研究内容

励起子-光子-分子振動の結合状態に起因するレーザー発振

 TPCOの一種である2,5-bis(4'- methoxybiphenyl-4-yl)thiophene (BP1T-OMe)の単結晶をパルスレーザーを用いて高密度光励起したとき,励起時間原点から約300 ps遅れて発光が立ち上がる遅延時間を伴ったパルス型発光が室温で観測されました。このような遅延型パルス発光は,気体分子や固体結晶における超蛍光や無機半導体マイクロキャビティでにおける励起子ポラリトンに基づくレーザー発振で観測されています。先行研究における300 psに及ぶ遅延時間を伴ったパルス型発光は,超蛍光やポラリトンレーザー発振と現象的に酷似していますが,室温で外部共振器を持たないマクロなサイズの単結晶共振器(>100 μm)中で自発的にコヒーレンスを形成し得るのか,また励起子-光子強結合が実現するのか等,未解明な点がありました。
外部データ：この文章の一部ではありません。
@@ -322,6 +329,11 @@
     const uint32_t lb = xcdSwizzle(blockIdx.x, gridDim.x);
     const uint32_t stride = gridDim.x * TRT_TRACE_BLOCK;
     f4* my_pend = pend + threadIdx.x;
+    __shared__ uint32_t s_flags[PIPE ? 64 : 1];
+    if (PIPE) {
+        if (threadIdx.x < (sc.n_tris < 64u ? sc.n_tris : 64u)) s_flags[threadIdx.x] = f2u(sc.tri_isect[threadIdx.x].c.z);
+        __syncthreads();
+    }
     __shared__ uint32_t s_parked[2 * TRT_TRACE_BLOCK];
     uint32_t* my_parked = s_parked + (threadIdx.x >> 6) * 128u;
     const uint32_t lane = threadIdx.x & 63u;
@@ -337,8 +349,8 @@
             int32_t best_tri = -1;
             uint32_t best_flags = 0u;
             uint32_t ni = 0, nt = 0;
-            uniformWalkImpl<false, TRT_TRACE_BLOCK, true>(sc, o, d, mk3(1.0f / d.x, 1.0f / d.y, 1.0f / d.z), valid, valid, my_pend, best_t, best_tri, best_flags, ni, nt);
-            if (valid) storeResult<SHADOW>(sc, o, d, best_t, best_tri, best_flags, i, SHADOW ? f2u(b.z) : 0u, hit, sw, light_mat, Lacc, any);
+            uniformWalkImpl<false, TRT_TRACE_BLOCK, true, PIPE>(sc, o, d, mk3(1.0f / d.x, 1.0f / d.y, 1.0f / d.z), valid, valid, my_pend, best_t, best_tri, best_flags, ni, nt, s_flags);
+            if (valid) storeResult<SHADOW, HIT8>(sc, o, d, best_t, best_tri, best_flags, i, SHADOW ? f2u(b.z) : 0u, hit, sw, light_mat, Lacc, any);
         }
         if (lane == 0 && n_parked) atomicAdd(&stats->redo_rays, n_parked);
         n_parked = 0;
@@ -354,9 +366,9 @@
         float best_t = any ? b.w : TRT_INF;
         int32_t best_tri = -1;
         uint32_t best_flags = 0u;
-        uniformWalkImpl<COUNT, TRT_TRACE_BLOCK, false>(sc, o, d, inv, valid, false, my_pend, best_t, best_tri, best_flags, n_inner, n_tri);
+        uniformWalkImpl<COUNT, TRT_TRACE_BLOCK, false, PIPE>(sc, o, d, inv, valid, false, my_pend, best_t, best_tri, best_flags, n_inner, n_tri, s_flags);
         const bool special = valid && raySpecial(inv);
-        if (valid && !special) storeResult<SHADOW>(sc, o, d, best_t, best_tri, best_flags, i, SHADOW ? f2u(b.z) : 0u, hit, sw, light_mat, Lacc, any);
+        if (valid && !special) storeResult<SHADOW, HIT8>(sc, o, d, best_t, best_tri, best_flags, i, SHADOW ? f2u(b.z) : 0u, hit, sw, light_mat, Lacc, any);
         const unsigned long long m_sp = ballotb(special);
         if (m_sp != 0ull) {
             const uint32_t at = n_parked + (uint32_t)__popcll(m_sp & ((1ull << lane) - 1ull));
@@ -379,8 +391,8 @@
             int32_t best_tri = -1;
             uint32_t best_flags = 0u;
             uint32_t ni = 0, nt = 0;
-            uniformWalkImpl<false, TRT_TRACE_BLOCK, true>(sc, o, d, inv, special, special, my_pend, best_t, best_tri, best_flags, ni, nt);
-            if (special) storeResult<SHADOW>(sc, o, d, best_t, best_tri, best_flags, i, SHADOW ? f2u(b.z) : 0u, hit, sw, light_mat, Lacc, any);
+            uniformWalkImpl<false, TRT_TRACE_BLOCK, true, PIPE>(sc, o, d, inv, special, special, my_pend, best_t, best_tri, best_flags, ni, nt, s_flags);
+            if (special) storeResult<SHADOW, HIT8>(sc, o, d, best_t, best_tri, best_flags, i, SHADOW ? f2u(b.z) : 0u, hit, sw, light_mat, Lacc, any);
         }
         if (lane == 0) atomicAdd(&stats->redo_rays, n_parked);
     }
@@ -643,26 +655,27 @@
     }
 }
 
-template <bool SHADOW, bool COUNT, int DEPTH, bool SPILL, int IMPL, int PRIMARY, int NK>
+template <bool SHADOW, bool COUNT, int DEPTH, bool SPILL, int IMPL, int PRIMARY, int NK, bool HIT8 = false, bool PIPE = false>
 __device__ __forceinline__ void traceQueue(const SceneDev& sc, const RaySource& src, uint32_t n, f4* __restrict__ hit,
                                            const f4* __restrict__ sw, uint32_t light_mat, f4* __restrict__ Lacc, uint32_t* __restrict__ spill,
                                            uint32_t spill_stride, DeviceStats* stats, uint32_t* smem, bool any_flag, RedoList redo, const LightBox& lbox)
 {
-    if constexpr (IMPL == 0) traceQueueUniform<SHADOW, COUNT, PRIMARY>(sc, src, n, hit, sw, light_mat, Lacc, stats, any_flag, reinterpret_cast<f4*>(smem));
+    static_assert(IMPL == 0 || !(HIT8 || PIPE), "8-byte hit records and the flags in LDS belong to the wave-uniform walk");
+    if constexpr (IMPL == 0) traceQueueUniform<SHADOW, COUNT, PRIMARY, HIT8, PIPE>(sc, src, n, hit, sw, light_mat, Lacc, stats, any_flag, reinterpret_cast<f4*>(smem));
     else if constexpr (NK == 1) traceQueuePersistentOct<SHADOW, COUNT, DEPTH, SPILL, PRIMARY>(sc, src, n, hit, sw, light_mat, Lacc, spill, spill_stride, stats, smem, any_flag, redo, lbox);
     else traceQueuePersistent<SHADOW, COUNT, DEPTH, SPILL, IMPL, PRIMARY, NK>(sc, src, n, hit, sw, light_mat, Lacc, spill, spill_stride, stats, smem, any_flag, redo);
 }
 
-template <bool COUNT, int DEPTH, bool SPILL, int IMPL, int PRIMARY, int NK>
+template <bool COUNT, int DEPTH, bool SPILL, int IMPL, int PRIMARY, int NK, bool HIT8 = false, bool PIPE = false>
 __global__ TRT_TRACE_BOUNDS void k_trace_closest(SceneDev sc, RaySource src, f4* __restrict__ hit, uint32_t n,
                                                  uint32_t* __restrict__ spill, uint32_t spill_stride, DeviceStats* stats, RedoList redo)
 {
     __shared__ __attribute__((aligned(16))) uint32_t smem[IMPL == 0 ? TRT_PEND_SLOTS * 4 * TRT_TRACE_BLOCK : (NK == 1 ? 2 : 1) * DEPTH * TRT_TRACE_BLOCK];
     const LightBox nobox = {{0.f, 0.f, 0.f}, {0.f, 0.f, 0.f}};
-    traceQueue<false, COUNT, DEPTH, SPILL, IMPL, PRIMARY, NK>(sc, src, n, hit, nullptr, 0u, nullptr, spill, spill_stride, stats, smem, false, redo, nobox);
-}
-
-template <bool COUNT, int DEPTH, bool SPILL, int IMPL, int NK>
+    traceQueue<false, COUNT, DEPTH, SPILL, IMPL, PRIMARY, NK, HIT8, PIPE>(sc, src, n, hit, nullptr, 0u, nullptr, spill, spill_stride, stats, smem, false, redo, nobox);
+}
+
+template <bool COUNT, int DEPTH, bool SPILL, int IMPL, int NK, bool PIPE = false>
 __global__ TRT_TRACE_BOUNDS void k_trace_shadow(SceneDev sc, ShadowQueue sq, uint32_t n, uint32_t light_mat, f4* __restrict__ Lacc,
                                                 uint32_t* __restrict__ spill, uint32_t spill_stride, DeviceStats* stats, uint32_t any, RedoList redo, LightBox lbox)
 {
@@ -671,7 +684,7 @@
     src.ra = sq.sa;
     src.rb = sq.sb;
     src.s0 = 0;
-    traceQueue<true, COUNT, DEPTH, SPILL, IMPL, false, NK>(sc, src, n, nullptr, sq.sw, light_mat, Lacc, spill, spill_stride, stats, smem, any != 0u, redo, lbox);
+    traceQueue<true, COUNT, DEPTH, SPILL, IMPL, false, NK, false, PIPE>(sc, src, n, nullptr, sq.sw, light_mat, Lacc, spill, spill_stride, stats, smem, any != 0u, redo, lbox);
 }
 
 constexpr uint32_t TRT_FIX_BLOCKS = 32;
@@ -816,6 +829,17 @@
     }
 };
 
+__device__ __forceinline__ void hitBarycentrics(const TriIsect* isect, const f4& ra, const f4& rb, f4& hit4)
+{
+    const int32_t tri = (int32_t)f2u(hit4.y);
+    float u = 0.f, v = 0.f;
+    if (tri >= 0) {
+        float t, un, vn, det;
+        if (triTest(isect[tri], mk3(ra.x, ra.y, ra.z), mk3(ra.w, rb.x, rb.y), t, un, vn, det)) { u = un / det; v = vn / det; }
+    }
+    hit4.z = u;
+    hit4.w = v;
+}
 template <int LIGHTS>
 __device__ inline ShadowQueue shadeQueue(const ShadeArgs& A, uint32_t li)
 {
@@ -823,7 +847,7 @@
     return A.sq[li];
 }
 template <uint32_t TABS, int LIGHTS, bool LIST = false, int BLOCK = (LIGHTS == SHADE_ONE ? TRT_SHADE1_BLOCK : TRT_SHADEN_BLOCK),
-          int WAVES = (LIGHTS == SHADE_ONE ? TRT_SHADE1_WAVES : TRT_SHADEN_WAVES)>
+          int WAVES = (LIGHTS == SHADE_ONE ? TRT_SHADE1_WAVES : TRT_SHADEN_WAVES), bool HIT8 = false>
 __global__ __launch_bounds__(BLOCK, WAVES) void k_shade(SceneDev sc, ShadeArgs A)
 {
     constexpr int TRT_SHADE_BLOCK = BLOCK;
@@ -833,6 +857,8 @@
     __shared__ uint32_t s_shaded, s_depth;
     __shared__ __attribute__((aligned(16))) uint32_t s_tab[TABS ? TRT_SHADE_LDS_TABLE_BYTES / 4 : 4];
     __shared__ uint16_t s_rows[LIST ? 1 : TRT_SHADE_ROWS_LDS];
+    __shared__ __attribute__((aligned(16))) uint32_t s_isect[HIT8 ? 64 * 12 : 4];
+    const TriIsect* isect = reinterpret_cast<const TriIsect*>(s_isect);
     if (threadIdx.x == 0) { s_shaded = 0; s_depth = 0; }
     if (!LIST)
         for (uint32_t r = threadIdx.x; r < A.rows_lds; r += TRT_SHADE_BLOCK) s_rows[r] = (uint16_t)A.td.rows[r];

 最近,TPCOの一種であるBP3T単結晶の光励起レーザー発振特性を調べたところ,レーザー発振帯に対して複数に分裂した発光スペクトルが観測され,その発光スペクトルに現れたモード構造を基にエネルギー対波数の分散プロットを作成したところ,キャビティフォトン,0-0励起子と分子振動と結合した励起子を考慮した現象論的ハミルトニアンにより実験結果を良く再現できることがわかりました。これは,分子振動が結合した励起子ポラリトン状態がマクロな自己共振器中で形成されていることを示していると考えられます。これは,室温下で励起子-光子-分子振動の強結合状態を実証した初めての結果になります。